Sure, we still have to care for our families and care well for them.  But when we can’t see eternities trail through scattered laundry, junk mail, school papers, wrappers, dishes, empty toilet paper rolls, fuzzy leftovers, splattered mirrors, scummy showers and tubs, overflowing garbages and stained floors, we will just be a barely limp along tired. But when we trade in our just plain “tired” for “gloriously tired,” then we will know His power has gone out from us leading the way. And though the sidelines may stay cluttered, the path marked eternity remains clear and the closer we get the smaller those piles appear.

Please watch the above video and be refreshed when you are poured out and empty and poor!

Join the conversation and tell me about your messy tired!

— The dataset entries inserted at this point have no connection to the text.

@@ -249,6 +256,11 @@
         for (int w = 0; w < kFlagWaves; ++w) { any_empty |= s_empty[w]; cand &= s_full[w]; any_seen |= s_seen[w]; }
         cand &= ~any_empty;
     }
+#ifdef SC_TRACE_DENSE
+    uint32_t tr_nfull = 0;
+    if (wave == 0)
+        for (int w = 0; w < min(nviews, kFlagWaves); ++w) tr_nfull += (uint32_t)((s_full[w] >> lane) & 1ull);
+#endif
     for (int base = nviews; base < nall && cand != 0; base += kFlagWaves) {
         const int vi = base + (int)wave;
         bool e2 = false, f2 = true, s2 = false;
@@ -276,10 +288,27 @@
     const unsigned long long m = __ballot(alive);
     const unsigned long long below = (lane == 0) ? 0ull : (~0ull >> (64 - lane));
     if (m != 0) {
-        uint32_t base = 0;
-        if (lane == 0) base = atomicAdd(&ctl->nlive[parity], (uint32_t)__popcll(m));
-        base = __shfl(base, 0);
-        if (alive) live[base + (uint32_t)__popcll(m & below)] = lb;
+        uint32_t near = 0, unknown = 0;
+        {
+            const bool zl = bz > 0 && lane > 0, zr = bz + 1u < bricks_z && lane < 63u;
+            const bool yl = by > 0 && lane >= bricks_z, yr = by + 1u < bricks_y && lane + bricks_z < 64u;
+            near = (zl ? (uint32_t)((m >> (lane - 1u)) & 1ull) : 0u) + (zr ? (uint32_t)((m >> (lane + 1u)) & 1ull) : 0u) +
+                   (yl ? (uint32_t)((m >> (lane - bricks_z)) & 1ull) : 0u) + (yr ? (uint32_t)((m >> (lane + bricks_z)) & 1ull) : 0u);
+            unknown = 4u - ((zl ? 1u : 0u) + (zr ? 1u : 0u) + (yl ? 1u : 0u) + (yr ? 1u : 0u));
+        }
+        bool heavy = true;
+        const uint32_t kind = order >> 8, thr = order & 255u;
+        if (kind == 2u) heavy = near + unknown >= thr;
+        if (kind == 3u) heavy = near >= thr;
+#ifdef SC_TRACE_DENSE
+        if (kind == 1u) heavy = tr_nfull >= thr;
+        if (alive && lb < (1u << 20)) g_brick_proxy[lb] = tr_nfull | (near << 8) | (unknown << 16) | 0x80000000u;
+#endif
+        const unsigned long long mh = __ballot(alive && heavy), ml = m & ~mh;
+        unsigned long long base = 0;
+        if (lane == 0) base = atomicAdd(&ctl->nlive[parity], (unsigned long long)__popcll(mh) | ((unsigned long long)__popcll(ml) << 32));
+        const uint32_t bh = __builtin_amdgcn_readfirstlane((uint32_t)base), bl = __builtin_amdgcn_readfirstlane((uint32_t)(base >> 32));
+        if (alive) live[heavy ? bh + (uint32_t)__popcll(mh & below) : nbricks - 1u - (bl + (uint32_t)__popcll(ml & below))] = lb;
     }
     const bool open = cands != nullptr && nall < nbatch && inb && !isdead && !gone && kept;
     const unsigned long long mc = __ballot(open);
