@@ -180,11 +258,10 @@
     TL_STAMP(sp, 31);
     tl_stage_pcm(w, pv, NCH ? NCH : C->nch);
     const int xl = tl_stage_xpad(w, A, C, slot);
-    TlFrameOut fo;
-    fo.bytes = f + 1 < A.nframes ? A.out + (slot + (size_t)A.nstreams) * (size_t)A.out_stride : nullptr;
-    fo.words = f + 1 < A.nframes ? nullptr : A.newpend + (size_t)s * TL_MAX_FRAME_WORDS;
-    fo.scfcrc = A.scfcrc + slot * 4;
+    const TlFrameOut fo = tl_frame_out(A, s, f);
     const int padding = A.padbits ? (int)A.padbits[slot] : 0;
+    const bool fold = A.fold_out != nullptr;
+    if (fold) tl_fold_begin(w, A, C, s, f, -1, padding, 0);
     tl_encode_frame<PSY, NCH>(w, A.tables, B, C, PSY == 2 ? &A.psy_out[slot] : nullptr, pv, xl, fo, enw_s, K, padding,
                                 A.taps ? &A.taps[slot] : nullptr, sp);
 }
@@ -202,15 +279,15 @@
 #pragma unroll
     for (int u = 0; u < 2; u++) {
         const size_t slot = (size_t)f * (size_t)A.nstreams + (size_t)ss[u];
-        fo[u].bytes = f + 1 < A.nframes ? A.out + (slot + (size_t)A.nstreams) * (size_t)A.out_stride : nullptr;
-        fo[u].words = f + 1 < A.nframes ? nullptr : A.newpend + (size_t)ss[u] * TL_MAX_FRAME_WORDS;
-        fo[u].scfcrc = A.scfcrc + slot * 4;
+        fo[u] = tl_frame_out(A, ss[u], f);
         po[u] = PSY == 2 ? &A.psy_out[slot] : nullptr;
         padding[u] = A.padbits ? (int)A.padbits[slot] : 0;
         int x = A.xpad_len ? A.xpad_len[slot] : 0;
         if (x < 2 || x > TL_MAX_XPAD || x > C->dab_length) x = 0;
         xl[u] = x; xsrc[u] = A.xpad ? A.xpad + slot * TL_MAX_XPAD : nullptr;
     }
+    const bool fold = A.fold_out != nullptr;
+    if (fold) tl_fold_begin(w, A, C, s0, f, s1, padding[0], padding[1]);
     tl_encode_pair<PSY>(w, B, C, po, xl, xsrc, fo, enw_s, K, padding);
 }
 
diff --git a/odr-audioenc_amd/csrc/tlb_batch.cpp b/odr-audioenc_amd/csrc/tlb_batch.cpp
--- a/odr-audioenc_amd/csrc/tlb_batch.cpp
+++ b/odr-audioenc_amd/csrc/tlb_batch.cpp
@@ -131,12 +131,12 @@
     HIPCHK(hipMemcpy(b->d_configs, b->h_configs.data(), sizeof(TlConfig) * b->h_configs.size(), hipMemcpyHostToDevice));
     b->d_stream_cfg = m.scratch<int32_t>((size_t)nstreams);
     m.upload(b->d_stream_cfg, b->h_stream_cfg.data(), sizeof(int32_t) * (size_t)nstreams);
-    b->d_state = m.dev<TlStreamState>((size_t)nstreams);
+    b->d_state = m.dev<TlStreamState>(2 * (size_t)nstreams);
     b->h_gain.assign((size_t)nstreams, 1.0);
     b->d_gain = m.scratch<double>((size_t)nstreams);
     m.upload(b->d_gain, b->h_gain.data(), sizeof(double) * (size_t)nstreams);
     b->d_newpend = m.dev<uint32_t>(TL_MAX_FRAME_WORDS * (size_t)nstreams);
-    b->d_work = m.scratch<int32_t>(TL_HEAD_STRIDE * 9);
+    b->d_work = m.scratch<int32_t>(TL_HEAD_STRIDE * 9 * 2);
     MEMCHK(m);
     if (int rc = batch_build_lists(b)) return rc;
     HIPCHK(hipEventCreate(&b->ev0));
@@ -157,7 +157,7 @@
 
 static int batch_clear_streams(tlb_batch *b, int s0, int n)
 {
-    HIPCHK(hipMemset(b->d_state + s0, 0, sizeof(TlStreamState) * (size_t)n));
+    for (int c = 0; c < 2; c++) HIPCHK(hipMemset(b->d_state + (size_t)c * (size_t)b->nstreams + s0, 0, sizeof(TlStreamState) * (size_t)n));
     if (b->d_psy2_state) HIPCHK(hipMemset(b->d_psy2_state + 2 * (size_t)s0, 0, sizeof(TlPsy2State) * 2 * (size_t)n));
     HIPCHK(hipMemset(b->d_newpend + (size_t)s0 * TL_MAX_FRAME_WORDS, 0, sizeof(uint32_t) * TL_MAX_FRAME_WORDS * (size_t)n));
     if (b->d_newlag) HIPCHK(hipMemset(b->d_newlag + s0, 0, sizeof(double) * (size_t)n));
@@ -187,7 +187,7 @@
     if (int rc = batch_build_lists(b)) return rc;
     if (int rc = batch_clear_streams(b, 0, b->nstreams)) return rc;
     if (int rc = meters_clear_streams(b, 0, b->nstreams)) return rc;
-    b->frames = 0; b->psy2_flip = 0; b->work_clean = false; b->broken = false;
+    b->frames = 0; b->psy2_flip = 0; b->state_flip = 0; b->work_set = 0; b->work_clean = false; b->broken = false;
     return TLB_OK;
 }
 
@@ -205,7 +205,7 @@
     if (!b || stream < 0 || stream >= b->nstreams || (!out && out_size)) return -TLB_ERR_ARG;
     if (hipSetDevice(b->device) != hipSuccess || hipDeviceSynchronize() != hipSuccess) return -TLB_ERR_HIP;
     TlStreamState *st = new TlStreamState;
-    hipError_t e = hipMemcpy(st, b->d_state + stream, sizeof(TlStreamState), hipMemcpyDeviceToHost);
+    hipError_t e = hipMemcpy(st, b->cur_state() + stream, sizeof(TlStreamState), hipMemcpyDeviceToHost);
     int n = 0;
     if (e == hipSuccess && st->frames_done > 0) {
         n = st->pending_len;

held, consumed, crazy in love with Jesus,

trish

2 thoughts on “gloriously tired

  1. “the silent weight of Holy wrapped in skin hanging off the edge of heaven, dangling above hell”
    Maybe it’s because I’ve been in Mark 15 this week, just walking to the cross with Him again, or maybe it’s because this is pure poetry, but the phrase stopped me in my tracks. I wrote it in my journal. Thank you for taking time to share your gift with the rest of us.